Exercise goal — Begin at the line below that has "if (!c.ok ||" and stop after the line that has "if (p.in_mode == GEMV_IN_F16 && p.out_mode". Please restate only those lines, word for word.

Stored data:
*****

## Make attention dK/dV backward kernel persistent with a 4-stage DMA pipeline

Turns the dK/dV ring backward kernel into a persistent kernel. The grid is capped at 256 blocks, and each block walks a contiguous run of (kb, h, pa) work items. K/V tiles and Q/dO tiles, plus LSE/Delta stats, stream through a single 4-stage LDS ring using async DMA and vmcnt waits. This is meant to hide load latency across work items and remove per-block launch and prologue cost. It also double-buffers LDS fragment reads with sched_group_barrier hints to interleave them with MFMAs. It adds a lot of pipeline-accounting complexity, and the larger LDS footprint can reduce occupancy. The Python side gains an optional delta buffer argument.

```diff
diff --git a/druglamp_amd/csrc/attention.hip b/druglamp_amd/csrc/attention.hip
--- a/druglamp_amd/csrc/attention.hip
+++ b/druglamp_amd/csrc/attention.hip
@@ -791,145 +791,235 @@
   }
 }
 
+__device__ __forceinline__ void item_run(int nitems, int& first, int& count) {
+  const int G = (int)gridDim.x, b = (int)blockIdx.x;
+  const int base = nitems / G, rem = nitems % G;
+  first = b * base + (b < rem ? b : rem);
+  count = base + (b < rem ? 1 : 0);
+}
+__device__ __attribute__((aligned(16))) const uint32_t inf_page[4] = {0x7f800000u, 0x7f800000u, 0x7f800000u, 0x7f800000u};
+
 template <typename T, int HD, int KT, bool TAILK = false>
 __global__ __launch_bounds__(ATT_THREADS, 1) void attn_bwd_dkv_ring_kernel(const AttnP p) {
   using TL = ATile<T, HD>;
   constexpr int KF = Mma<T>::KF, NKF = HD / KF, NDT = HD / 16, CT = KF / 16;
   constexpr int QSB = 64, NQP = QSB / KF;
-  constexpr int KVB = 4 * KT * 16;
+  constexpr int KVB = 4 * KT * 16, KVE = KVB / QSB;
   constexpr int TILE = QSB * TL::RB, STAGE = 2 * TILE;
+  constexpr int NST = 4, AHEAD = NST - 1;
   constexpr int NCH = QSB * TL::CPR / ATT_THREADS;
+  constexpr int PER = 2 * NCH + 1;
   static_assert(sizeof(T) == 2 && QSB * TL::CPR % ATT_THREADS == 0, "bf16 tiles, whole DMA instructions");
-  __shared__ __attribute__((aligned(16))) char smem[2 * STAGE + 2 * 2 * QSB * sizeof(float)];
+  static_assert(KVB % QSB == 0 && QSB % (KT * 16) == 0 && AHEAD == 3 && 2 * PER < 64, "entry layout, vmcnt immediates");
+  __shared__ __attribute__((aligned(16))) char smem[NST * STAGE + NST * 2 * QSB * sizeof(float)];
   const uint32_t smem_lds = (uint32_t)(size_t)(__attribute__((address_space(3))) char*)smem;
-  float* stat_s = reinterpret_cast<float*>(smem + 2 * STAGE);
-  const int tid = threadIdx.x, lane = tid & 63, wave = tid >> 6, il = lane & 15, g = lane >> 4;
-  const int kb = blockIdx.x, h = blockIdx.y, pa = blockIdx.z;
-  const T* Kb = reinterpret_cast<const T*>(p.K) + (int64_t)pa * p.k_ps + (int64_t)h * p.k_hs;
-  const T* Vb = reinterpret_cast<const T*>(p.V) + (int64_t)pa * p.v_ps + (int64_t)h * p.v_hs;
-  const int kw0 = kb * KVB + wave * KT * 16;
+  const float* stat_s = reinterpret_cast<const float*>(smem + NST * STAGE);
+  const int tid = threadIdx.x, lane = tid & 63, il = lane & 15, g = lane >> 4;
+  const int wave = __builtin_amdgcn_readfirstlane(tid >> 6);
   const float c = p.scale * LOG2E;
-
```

*****

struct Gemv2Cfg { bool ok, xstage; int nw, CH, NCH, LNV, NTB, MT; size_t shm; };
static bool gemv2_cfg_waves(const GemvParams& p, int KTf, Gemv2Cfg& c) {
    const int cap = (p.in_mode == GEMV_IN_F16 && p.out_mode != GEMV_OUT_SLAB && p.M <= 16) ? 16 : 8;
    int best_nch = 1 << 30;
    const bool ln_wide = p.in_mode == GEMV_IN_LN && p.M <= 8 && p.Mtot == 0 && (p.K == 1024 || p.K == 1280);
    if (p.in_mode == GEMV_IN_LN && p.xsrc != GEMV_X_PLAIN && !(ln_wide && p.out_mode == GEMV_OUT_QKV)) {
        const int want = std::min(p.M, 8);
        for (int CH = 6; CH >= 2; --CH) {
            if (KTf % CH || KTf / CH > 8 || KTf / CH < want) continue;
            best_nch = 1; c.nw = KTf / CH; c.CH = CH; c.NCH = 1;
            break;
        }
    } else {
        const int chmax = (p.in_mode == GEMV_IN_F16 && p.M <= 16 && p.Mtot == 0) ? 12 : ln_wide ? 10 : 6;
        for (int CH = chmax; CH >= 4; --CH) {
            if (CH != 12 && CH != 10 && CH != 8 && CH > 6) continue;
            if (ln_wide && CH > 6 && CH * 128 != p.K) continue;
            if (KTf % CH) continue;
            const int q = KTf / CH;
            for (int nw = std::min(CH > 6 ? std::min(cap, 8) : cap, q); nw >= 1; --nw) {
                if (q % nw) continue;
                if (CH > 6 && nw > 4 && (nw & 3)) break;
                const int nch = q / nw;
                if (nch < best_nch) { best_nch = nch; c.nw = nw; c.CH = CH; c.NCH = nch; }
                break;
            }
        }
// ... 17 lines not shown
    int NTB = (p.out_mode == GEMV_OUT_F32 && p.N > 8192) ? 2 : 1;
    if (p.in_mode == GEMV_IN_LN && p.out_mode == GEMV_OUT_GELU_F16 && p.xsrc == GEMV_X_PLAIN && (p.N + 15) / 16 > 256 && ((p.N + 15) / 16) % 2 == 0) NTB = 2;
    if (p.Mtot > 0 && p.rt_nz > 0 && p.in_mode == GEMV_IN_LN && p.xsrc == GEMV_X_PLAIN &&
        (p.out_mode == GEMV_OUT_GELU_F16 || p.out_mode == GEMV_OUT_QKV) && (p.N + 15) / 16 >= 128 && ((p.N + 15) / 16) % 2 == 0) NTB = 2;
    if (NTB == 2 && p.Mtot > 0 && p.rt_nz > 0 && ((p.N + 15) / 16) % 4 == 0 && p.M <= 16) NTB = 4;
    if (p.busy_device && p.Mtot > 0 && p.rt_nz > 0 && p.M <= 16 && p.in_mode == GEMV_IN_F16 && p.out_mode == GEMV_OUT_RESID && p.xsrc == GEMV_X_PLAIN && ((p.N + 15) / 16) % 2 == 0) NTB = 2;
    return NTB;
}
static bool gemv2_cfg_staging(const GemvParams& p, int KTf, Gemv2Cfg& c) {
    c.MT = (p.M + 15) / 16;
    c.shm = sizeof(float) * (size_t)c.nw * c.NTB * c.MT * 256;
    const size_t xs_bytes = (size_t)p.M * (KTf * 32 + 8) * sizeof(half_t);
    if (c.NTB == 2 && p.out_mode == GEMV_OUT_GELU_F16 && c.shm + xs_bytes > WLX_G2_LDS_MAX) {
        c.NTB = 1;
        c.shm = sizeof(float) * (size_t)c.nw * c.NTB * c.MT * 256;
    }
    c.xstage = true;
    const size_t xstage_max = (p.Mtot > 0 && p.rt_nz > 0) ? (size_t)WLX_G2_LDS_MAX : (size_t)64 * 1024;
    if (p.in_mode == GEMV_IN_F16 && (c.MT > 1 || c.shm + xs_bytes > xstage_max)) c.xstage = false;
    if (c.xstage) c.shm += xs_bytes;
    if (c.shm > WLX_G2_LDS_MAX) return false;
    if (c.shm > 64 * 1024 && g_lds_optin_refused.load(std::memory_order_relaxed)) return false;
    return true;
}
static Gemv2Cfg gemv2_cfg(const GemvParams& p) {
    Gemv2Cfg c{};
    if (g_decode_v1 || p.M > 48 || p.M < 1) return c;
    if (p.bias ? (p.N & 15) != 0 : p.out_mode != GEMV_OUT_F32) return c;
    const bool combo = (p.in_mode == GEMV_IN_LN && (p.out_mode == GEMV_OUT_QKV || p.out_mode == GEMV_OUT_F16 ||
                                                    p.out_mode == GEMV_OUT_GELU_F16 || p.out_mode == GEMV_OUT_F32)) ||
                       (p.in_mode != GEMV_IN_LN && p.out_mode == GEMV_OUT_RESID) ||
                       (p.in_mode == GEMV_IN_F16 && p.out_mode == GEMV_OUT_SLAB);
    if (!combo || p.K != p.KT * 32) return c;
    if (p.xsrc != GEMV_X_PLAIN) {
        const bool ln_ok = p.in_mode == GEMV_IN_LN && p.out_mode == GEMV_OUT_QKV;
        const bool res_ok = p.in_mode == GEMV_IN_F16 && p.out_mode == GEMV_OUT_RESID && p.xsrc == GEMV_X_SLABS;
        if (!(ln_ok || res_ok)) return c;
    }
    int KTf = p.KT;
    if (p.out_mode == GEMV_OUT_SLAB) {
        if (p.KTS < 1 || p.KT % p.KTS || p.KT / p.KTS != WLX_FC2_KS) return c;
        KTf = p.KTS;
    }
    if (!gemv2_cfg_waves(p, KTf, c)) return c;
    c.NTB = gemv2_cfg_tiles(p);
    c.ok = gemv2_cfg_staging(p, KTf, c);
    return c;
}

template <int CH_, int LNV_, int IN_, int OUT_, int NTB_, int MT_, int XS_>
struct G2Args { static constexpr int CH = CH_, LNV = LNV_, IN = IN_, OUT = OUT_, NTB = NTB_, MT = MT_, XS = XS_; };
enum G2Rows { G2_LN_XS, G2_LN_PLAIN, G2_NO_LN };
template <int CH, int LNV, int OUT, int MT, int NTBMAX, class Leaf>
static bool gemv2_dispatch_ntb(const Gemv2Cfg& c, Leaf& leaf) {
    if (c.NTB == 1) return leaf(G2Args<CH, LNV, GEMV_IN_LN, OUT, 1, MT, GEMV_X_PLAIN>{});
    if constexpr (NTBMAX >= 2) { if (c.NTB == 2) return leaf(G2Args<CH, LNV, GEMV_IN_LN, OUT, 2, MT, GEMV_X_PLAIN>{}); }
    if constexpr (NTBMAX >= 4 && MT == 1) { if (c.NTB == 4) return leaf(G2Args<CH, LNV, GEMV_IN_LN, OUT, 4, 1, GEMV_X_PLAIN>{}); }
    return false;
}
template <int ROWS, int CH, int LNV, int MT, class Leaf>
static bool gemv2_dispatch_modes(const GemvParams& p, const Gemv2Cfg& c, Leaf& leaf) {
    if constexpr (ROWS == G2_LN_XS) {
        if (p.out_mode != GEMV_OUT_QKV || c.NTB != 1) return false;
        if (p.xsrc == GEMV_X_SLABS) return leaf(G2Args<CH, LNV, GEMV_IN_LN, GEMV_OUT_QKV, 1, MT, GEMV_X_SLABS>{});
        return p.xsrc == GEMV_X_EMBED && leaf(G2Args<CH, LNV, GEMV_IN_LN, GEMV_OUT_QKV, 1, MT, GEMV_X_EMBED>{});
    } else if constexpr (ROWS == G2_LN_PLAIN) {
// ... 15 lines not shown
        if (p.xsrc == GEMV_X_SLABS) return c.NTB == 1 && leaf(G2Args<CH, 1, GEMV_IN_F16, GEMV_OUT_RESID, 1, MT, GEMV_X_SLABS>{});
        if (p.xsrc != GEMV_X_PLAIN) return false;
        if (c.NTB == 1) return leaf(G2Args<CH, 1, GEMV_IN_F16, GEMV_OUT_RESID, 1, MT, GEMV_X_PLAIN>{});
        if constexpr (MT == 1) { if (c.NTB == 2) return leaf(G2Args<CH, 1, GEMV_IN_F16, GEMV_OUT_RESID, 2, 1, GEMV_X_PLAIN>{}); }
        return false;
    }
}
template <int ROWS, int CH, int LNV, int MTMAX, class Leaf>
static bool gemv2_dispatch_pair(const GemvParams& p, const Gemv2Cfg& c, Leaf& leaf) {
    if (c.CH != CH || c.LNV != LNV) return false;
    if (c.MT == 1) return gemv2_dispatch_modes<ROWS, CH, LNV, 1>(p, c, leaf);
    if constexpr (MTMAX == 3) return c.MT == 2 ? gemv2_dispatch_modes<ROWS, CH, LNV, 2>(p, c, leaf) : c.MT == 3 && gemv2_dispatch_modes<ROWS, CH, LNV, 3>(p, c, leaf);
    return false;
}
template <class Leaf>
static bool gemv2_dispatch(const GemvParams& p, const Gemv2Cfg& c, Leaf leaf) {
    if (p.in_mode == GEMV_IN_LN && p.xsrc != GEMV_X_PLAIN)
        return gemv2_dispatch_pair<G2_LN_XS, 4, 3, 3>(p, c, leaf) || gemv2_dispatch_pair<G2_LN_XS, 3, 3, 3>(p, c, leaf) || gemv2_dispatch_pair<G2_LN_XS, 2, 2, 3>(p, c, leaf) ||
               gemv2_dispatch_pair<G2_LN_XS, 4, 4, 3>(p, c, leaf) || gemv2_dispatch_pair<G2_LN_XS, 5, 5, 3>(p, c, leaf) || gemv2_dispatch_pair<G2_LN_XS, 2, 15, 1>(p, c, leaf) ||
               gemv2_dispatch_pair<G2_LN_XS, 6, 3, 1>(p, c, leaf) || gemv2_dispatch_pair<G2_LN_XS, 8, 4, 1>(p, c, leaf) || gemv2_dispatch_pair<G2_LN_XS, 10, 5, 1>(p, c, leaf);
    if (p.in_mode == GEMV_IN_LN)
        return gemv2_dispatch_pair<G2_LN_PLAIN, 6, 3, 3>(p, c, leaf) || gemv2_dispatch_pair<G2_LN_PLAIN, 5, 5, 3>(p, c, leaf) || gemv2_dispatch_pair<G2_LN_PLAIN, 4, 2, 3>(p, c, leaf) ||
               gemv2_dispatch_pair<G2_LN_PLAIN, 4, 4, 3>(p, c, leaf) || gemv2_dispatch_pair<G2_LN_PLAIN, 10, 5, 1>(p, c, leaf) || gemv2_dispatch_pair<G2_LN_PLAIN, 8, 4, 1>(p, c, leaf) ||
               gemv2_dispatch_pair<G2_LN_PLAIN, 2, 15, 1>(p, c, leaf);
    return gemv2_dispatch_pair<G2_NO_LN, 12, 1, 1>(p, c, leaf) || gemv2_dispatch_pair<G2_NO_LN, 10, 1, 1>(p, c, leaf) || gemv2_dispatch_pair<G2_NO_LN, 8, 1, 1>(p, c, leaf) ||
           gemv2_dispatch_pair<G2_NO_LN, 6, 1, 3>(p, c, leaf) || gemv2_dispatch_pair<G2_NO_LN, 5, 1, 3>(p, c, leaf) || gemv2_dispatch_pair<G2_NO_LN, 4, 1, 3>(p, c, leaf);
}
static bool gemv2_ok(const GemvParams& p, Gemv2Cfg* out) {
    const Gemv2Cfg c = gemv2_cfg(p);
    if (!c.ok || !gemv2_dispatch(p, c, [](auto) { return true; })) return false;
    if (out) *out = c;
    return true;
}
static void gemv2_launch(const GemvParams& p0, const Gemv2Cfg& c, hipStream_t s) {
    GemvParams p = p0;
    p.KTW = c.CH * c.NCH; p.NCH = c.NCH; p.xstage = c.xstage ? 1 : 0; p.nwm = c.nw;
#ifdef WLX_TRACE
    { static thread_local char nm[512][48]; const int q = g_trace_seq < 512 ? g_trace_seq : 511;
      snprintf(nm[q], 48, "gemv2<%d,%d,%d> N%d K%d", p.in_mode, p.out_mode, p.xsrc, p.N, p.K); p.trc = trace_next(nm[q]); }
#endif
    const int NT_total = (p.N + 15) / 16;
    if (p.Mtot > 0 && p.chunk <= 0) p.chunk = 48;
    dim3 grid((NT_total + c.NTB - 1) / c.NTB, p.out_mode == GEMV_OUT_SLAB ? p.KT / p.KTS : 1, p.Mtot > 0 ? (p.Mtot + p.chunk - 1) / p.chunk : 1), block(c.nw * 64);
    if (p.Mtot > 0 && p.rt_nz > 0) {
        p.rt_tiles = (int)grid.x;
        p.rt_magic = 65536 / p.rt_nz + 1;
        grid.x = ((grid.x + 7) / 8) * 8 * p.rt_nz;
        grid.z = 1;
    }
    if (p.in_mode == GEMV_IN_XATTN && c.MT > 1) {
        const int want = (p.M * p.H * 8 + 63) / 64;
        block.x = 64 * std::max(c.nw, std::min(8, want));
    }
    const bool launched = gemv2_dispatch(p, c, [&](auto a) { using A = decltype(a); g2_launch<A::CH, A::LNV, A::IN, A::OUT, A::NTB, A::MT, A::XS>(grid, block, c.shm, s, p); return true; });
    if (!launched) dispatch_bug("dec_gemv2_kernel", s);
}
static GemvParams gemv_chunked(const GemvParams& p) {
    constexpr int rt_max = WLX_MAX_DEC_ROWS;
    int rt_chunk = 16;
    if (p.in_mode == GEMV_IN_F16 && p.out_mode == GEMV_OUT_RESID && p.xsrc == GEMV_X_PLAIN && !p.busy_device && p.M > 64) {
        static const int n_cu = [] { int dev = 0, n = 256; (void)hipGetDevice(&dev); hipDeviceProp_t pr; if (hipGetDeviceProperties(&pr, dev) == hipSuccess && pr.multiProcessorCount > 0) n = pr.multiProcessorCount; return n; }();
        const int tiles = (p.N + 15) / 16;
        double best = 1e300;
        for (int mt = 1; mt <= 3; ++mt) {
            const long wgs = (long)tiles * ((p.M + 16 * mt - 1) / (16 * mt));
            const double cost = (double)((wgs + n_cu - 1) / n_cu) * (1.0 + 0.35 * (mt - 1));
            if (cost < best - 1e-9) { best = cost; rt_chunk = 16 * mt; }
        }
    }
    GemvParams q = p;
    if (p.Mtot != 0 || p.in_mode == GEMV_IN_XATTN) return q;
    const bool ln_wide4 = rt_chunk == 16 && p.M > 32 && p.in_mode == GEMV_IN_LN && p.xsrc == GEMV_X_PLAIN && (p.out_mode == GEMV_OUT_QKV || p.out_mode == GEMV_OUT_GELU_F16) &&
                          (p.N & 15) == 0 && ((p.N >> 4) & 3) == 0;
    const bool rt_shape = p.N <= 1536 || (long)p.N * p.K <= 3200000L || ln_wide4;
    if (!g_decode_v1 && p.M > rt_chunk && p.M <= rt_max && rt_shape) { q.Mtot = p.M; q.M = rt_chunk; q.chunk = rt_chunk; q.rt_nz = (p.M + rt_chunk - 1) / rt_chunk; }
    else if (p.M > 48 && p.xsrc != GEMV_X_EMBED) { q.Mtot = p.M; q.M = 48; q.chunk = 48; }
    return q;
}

*****

Expected answer —
    if (!c.ok || !gemv2_dispatch(p, c, [](auto) { return true; })) return false;
    if (out) *out = c;
    return true;
}
static void gemv2_launch(const GemvParams& p0, const Gemv2Cfg& c, hipStream_t s) {
    GemvParams p = p0;
    p.KTW = c.CH * c.NCH; p.NCH = c.NCH; p.xstage = c.xstage ? 1 : 0; p.nwm = c.nw;
#ifdef WLX_TRACE
    { static thread_local char nm[512][48]; const int q = g_trace_seq < 512 ? g_trace_seq : 511;
      snprintf(nm[q], 48, "gemv2<%d,%d,%d> N%d K%d", p.in_mode, p.out_mode, p.xsrc, p.N, p.K); p.trc = trace_next(nm[q]); }
#endif
    const int NT_total = (p.N + 15) / 16;
    if (p.Mtot > 0 && p.chunk <= 0) p.chunk = 48;
    dim3 grid((NT_total + c.NTB - 1) / c.NTB, p.out_mode == GEMV_OUT_SLAB ? p.KT / p.KTS : 1, p.Mtot > 0 ? (p.Mtot + p.chunk - 1) / p.chunk : 1), block(c.nw * 64);
    if (p.Mtot > 0 && p.rt_nz > 0) {
        p.rt_tiles = (int)grid.x;
        p.rt_magic = 65536 / p.rt_nz + 1;
        grid.x = ((grid.x + 7) / 8) * 8 * p.rt_nz;
        grid.z = 1;
    }
    if (p.in_mode == GEMV_IN_XATTN && c.MT > 1) {
        const int want = (p.M * p.H * 8 + 63) / 64;
        block.x = 64 * std::max(c.nw, std::min(8, want));
    }
    const bool launched = gemv2_dispatch(p, c, [&](auto a) { using A = decltype(a); g2_launch<A::CH, A::LNV, A::IN, A::OUT, A::NTB, A::MT, A::XS>(grid, block, c.shm, s, p); return true; });
    if (!launched) dispatch_bug("dec_gemv2_kernel", s);
}
static GemvParams gemv_chunked(const GemvParams& p) {
    constexpr int rt_max = WLX_MAX_DEC_ROWS;
    int rt_chunk = 16;
    if (p.in_mode == GEMV_IN_F16 && p.out_mode == GEMV_OUT_RESID && p.xsrc == GEMV_X_PLAIN && !p.busy_device && p.M > 64) {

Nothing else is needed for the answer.